Exercise requirements:
Look through the material below. Copy every line with the string "lines" in it.

===============

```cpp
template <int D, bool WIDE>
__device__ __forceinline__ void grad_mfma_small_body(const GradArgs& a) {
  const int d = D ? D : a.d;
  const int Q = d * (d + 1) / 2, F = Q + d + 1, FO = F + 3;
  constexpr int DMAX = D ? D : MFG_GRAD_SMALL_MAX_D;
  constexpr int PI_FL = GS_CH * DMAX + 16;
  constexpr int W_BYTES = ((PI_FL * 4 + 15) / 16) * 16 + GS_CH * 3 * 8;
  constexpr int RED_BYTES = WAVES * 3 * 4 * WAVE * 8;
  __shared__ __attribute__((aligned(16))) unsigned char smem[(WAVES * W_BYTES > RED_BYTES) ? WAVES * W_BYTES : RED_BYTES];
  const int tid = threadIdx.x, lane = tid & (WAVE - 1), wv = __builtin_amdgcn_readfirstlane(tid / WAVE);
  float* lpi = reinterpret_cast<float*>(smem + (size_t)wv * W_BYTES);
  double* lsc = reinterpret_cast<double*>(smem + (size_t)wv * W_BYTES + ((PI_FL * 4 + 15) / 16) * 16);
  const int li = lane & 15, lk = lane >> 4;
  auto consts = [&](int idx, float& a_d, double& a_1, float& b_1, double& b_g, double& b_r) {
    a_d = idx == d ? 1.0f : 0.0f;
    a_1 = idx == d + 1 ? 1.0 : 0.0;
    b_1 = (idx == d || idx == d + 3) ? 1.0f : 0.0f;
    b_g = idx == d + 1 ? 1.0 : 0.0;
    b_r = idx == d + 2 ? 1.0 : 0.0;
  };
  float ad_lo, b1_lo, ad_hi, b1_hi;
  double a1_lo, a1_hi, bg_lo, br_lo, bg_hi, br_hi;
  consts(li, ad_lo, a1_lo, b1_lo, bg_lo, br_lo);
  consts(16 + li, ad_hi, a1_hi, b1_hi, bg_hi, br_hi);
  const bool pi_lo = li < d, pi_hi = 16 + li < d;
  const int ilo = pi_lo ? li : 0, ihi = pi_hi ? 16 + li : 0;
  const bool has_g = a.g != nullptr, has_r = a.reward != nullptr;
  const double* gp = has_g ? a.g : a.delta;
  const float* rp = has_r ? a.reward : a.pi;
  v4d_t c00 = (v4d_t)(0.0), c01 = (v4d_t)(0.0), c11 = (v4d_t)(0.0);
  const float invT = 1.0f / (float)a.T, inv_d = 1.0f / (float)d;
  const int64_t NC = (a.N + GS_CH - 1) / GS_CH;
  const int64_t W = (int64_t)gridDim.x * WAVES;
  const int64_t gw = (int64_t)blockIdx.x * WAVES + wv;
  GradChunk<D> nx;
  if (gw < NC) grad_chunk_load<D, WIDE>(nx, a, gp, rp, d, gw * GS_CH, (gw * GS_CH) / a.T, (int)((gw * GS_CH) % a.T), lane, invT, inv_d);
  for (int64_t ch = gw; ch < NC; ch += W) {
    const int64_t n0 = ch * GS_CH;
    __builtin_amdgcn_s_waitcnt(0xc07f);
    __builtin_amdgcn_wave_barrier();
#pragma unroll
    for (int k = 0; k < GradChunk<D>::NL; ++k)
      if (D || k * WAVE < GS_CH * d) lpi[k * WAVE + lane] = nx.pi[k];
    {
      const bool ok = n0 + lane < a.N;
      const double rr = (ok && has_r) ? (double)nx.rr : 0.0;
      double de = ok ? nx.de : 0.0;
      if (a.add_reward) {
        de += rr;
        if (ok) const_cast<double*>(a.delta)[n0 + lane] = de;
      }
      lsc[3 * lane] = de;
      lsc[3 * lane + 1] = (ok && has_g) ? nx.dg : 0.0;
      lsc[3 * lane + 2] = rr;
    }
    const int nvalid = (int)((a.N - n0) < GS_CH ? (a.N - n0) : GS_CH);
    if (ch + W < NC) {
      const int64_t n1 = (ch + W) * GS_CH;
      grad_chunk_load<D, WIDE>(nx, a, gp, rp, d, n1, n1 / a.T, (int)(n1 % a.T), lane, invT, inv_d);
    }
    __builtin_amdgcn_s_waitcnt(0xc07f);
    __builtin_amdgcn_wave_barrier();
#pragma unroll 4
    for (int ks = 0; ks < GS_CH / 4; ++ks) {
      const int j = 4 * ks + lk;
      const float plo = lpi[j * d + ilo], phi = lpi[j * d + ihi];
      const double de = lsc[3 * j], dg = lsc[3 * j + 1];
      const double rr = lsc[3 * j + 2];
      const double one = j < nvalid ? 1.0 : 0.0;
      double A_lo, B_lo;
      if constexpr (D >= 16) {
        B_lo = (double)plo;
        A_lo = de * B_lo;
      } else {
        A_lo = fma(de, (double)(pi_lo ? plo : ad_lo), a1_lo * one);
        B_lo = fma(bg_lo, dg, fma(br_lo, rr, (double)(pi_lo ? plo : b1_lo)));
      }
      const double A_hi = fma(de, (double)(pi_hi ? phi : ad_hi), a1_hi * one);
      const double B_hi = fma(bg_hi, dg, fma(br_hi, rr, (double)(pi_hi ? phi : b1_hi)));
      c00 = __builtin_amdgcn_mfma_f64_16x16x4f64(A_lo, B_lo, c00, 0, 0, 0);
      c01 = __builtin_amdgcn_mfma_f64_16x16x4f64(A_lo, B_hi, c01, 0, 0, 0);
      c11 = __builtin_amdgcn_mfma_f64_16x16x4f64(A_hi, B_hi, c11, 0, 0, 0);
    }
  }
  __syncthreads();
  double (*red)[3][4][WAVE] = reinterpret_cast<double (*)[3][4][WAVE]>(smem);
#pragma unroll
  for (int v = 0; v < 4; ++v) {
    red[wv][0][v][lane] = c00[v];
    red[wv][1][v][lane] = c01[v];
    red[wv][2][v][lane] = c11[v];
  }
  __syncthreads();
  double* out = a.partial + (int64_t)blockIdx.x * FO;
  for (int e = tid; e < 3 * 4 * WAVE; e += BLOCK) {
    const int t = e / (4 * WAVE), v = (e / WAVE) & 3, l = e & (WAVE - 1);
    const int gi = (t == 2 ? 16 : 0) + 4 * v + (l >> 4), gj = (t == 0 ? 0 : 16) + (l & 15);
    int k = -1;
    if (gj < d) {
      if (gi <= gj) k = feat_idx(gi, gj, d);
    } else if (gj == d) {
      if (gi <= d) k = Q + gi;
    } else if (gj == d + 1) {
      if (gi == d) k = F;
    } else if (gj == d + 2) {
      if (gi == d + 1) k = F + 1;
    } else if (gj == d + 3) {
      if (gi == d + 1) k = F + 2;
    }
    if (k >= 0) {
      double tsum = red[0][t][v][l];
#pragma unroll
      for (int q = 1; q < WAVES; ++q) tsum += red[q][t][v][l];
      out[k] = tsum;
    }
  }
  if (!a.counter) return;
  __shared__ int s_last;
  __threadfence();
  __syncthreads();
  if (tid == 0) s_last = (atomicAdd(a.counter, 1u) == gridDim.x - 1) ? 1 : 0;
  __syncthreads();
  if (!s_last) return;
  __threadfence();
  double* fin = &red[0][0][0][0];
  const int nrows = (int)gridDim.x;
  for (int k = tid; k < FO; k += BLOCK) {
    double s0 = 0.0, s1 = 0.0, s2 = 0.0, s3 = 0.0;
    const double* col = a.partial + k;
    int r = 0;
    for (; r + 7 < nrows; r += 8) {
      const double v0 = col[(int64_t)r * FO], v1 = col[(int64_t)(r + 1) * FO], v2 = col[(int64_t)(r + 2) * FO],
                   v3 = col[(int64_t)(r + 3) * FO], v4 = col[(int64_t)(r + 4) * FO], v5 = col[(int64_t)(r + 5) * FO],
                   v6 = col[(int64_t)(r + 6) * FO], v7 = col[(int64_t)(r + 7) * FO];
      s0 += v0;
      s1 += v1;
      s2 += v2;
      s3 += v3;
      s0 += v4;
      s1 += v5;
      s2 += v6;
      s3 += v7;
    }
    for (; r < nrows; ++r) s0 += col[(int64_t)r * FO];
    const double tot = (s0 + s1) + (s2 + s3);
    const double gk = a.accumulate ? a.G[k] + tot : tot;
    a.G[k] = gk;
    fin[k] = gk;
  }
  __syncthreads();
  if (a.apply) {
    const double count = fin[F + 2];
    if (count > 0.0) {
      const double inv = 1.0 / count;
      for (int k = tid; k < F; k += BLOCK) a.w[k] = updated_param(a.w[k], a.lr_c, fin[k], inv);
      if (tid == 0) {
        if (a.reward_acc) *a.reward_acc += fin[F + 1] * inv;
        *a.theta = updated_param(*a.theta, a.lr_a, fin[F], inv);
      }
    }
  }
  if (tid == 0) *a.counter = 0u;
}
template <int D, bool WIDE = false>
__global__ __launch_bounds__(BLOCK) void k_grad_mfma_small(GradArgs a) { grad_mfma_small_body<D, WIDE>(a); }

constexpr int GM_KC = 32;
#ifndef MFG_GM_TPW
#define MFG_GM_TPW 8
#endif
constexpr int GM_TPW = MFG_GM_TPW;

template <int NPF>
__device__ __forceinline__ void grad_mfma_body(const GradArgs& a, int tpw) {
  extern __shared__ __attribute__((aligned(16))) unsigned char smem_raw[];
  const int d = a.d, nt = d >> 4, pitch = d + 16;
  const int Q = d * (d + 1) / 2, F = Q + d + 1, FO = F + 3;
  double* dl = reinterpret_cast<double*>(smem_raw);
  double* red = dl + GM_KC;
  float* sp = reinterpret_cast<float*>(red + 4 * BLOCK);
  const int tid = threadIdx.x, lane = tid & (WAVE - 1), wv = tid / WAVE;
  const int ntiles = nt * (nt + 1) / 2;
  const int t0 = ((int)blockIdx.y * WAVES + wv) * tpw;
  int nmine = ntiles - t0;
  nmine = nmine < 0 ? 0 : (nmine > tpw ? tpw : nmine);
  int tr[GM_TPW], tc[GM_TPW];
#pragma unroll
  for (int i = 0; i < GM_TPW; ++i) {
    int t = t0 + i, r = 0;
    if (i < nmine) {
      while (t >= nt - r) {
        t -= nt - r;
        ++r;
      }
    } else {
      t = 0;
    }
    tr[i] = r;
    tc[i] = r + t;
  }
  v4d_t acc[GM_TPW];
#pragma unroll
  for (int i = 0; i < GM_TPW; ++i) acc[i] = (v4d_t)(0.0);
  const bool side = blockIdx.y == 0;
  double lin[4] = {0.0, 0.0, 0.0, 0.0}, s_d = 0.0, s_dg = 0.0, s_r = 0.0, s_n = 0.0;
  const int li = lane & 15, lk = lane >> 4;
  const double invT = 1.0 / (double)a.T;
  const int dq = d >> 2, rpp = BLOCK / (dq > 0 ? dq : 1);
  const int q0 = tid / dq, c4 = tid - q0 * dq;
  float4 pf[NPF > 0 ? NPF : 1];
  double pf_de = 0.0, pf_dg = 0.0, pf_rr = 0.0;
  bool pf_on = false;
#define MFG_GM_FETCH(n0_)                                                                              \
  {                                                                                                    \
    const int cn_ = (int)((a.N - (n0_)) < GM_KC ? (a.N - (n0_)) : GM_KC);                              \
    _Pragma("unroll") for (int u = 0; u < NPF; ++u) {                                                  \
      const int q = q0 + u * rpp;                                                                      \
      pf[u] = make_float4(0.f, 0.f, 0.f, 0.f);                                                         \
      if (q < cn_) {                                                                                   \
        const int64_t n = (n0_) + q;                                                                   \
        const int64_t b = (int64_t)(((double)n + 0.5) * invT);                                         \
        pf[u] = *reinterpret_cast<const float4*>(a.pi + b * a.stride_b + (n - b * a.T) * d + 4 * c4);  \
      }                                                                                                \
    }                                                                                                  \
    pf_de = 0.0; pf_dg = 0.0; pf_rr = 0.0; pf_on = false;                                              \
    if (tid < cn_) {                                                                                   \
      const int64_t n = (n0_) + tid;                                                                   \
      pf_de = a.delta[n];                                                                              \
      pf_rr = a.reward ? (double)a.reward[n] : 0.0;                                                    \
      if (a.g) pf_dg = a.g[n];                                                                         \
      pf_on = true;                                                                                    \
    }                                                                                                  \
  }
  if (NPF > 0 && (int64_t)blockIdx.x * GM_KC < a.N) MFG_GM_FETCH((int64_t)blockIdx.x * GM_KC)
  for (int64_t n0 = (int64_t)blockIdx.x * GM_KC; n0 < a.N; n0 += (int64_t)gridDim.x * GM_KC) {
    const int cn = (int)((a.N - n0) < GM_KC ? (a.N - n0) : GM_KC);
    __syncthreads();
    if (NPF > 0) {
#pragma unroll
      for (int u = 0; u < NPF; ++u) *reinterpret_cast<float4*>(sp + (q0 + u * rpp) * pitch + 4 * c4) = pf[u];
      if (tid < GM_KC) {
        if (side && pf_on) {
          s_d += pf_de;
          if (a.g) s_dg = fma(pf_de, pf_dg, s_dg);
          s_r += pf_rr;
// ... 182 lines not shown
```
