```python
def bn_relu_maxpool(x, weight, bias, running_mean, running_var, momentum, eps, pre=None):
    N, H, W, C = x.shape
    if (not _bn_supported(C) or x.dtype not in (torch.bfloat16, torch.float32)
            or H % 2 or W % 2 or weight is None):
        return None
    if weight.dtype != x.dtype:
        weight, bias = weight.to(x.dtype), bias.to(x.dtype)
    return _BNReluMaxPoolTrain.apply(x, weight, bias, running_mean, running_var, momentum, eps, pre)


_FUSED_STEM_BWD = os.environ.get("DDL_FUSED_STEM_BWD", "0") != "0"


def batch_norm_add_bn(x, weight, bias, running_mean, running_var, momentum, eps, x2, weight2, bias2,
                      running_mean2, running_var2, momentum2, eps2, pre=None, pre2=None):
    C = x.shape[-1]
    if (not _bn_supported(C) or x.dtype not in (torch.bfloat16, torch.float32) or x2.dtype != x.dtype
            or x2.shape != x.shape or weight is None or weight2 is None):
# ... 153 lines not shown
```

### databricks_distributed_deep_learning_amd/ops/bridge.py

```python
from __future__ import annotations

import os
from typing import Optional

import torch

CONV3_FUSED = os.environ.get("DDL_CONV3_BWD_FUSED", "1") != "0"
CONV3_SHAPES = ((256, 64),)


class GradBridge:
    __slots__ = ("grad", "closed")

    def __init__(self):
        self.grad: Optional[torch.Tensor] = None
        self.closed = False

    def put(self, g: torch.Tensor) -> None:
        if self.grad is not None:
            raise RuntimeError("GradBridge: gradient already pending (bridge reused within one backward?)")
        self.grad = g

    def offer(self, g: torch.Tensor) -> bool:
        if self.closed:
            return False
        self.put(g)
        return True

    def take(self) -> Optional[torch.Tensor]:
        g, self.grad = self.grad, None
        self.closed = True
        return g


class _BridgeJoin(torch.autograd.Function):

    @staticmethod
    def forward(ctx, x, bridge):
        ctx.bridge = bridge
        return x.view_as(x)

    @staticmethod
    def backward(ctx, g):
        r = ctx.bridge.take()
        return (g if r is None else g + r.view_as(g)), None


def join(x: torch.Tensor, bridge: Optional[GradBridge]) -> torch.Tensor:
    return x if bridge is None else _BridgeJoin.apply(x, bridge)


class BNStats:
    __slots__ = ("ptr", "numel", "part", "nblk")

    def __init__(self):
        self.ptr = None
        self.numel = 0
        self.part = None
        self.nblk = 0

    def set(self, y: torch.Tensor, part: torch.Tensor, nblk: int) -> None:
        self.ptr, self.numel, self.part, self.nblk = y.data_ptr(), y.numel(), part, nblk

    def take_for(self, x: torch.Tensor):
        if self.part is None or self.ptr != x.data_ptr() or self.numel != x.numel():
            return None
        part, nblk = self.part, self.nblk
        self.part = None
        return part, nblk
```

===============

Written solution:
// ... 182 lines not shown
# ... 153 lines not shown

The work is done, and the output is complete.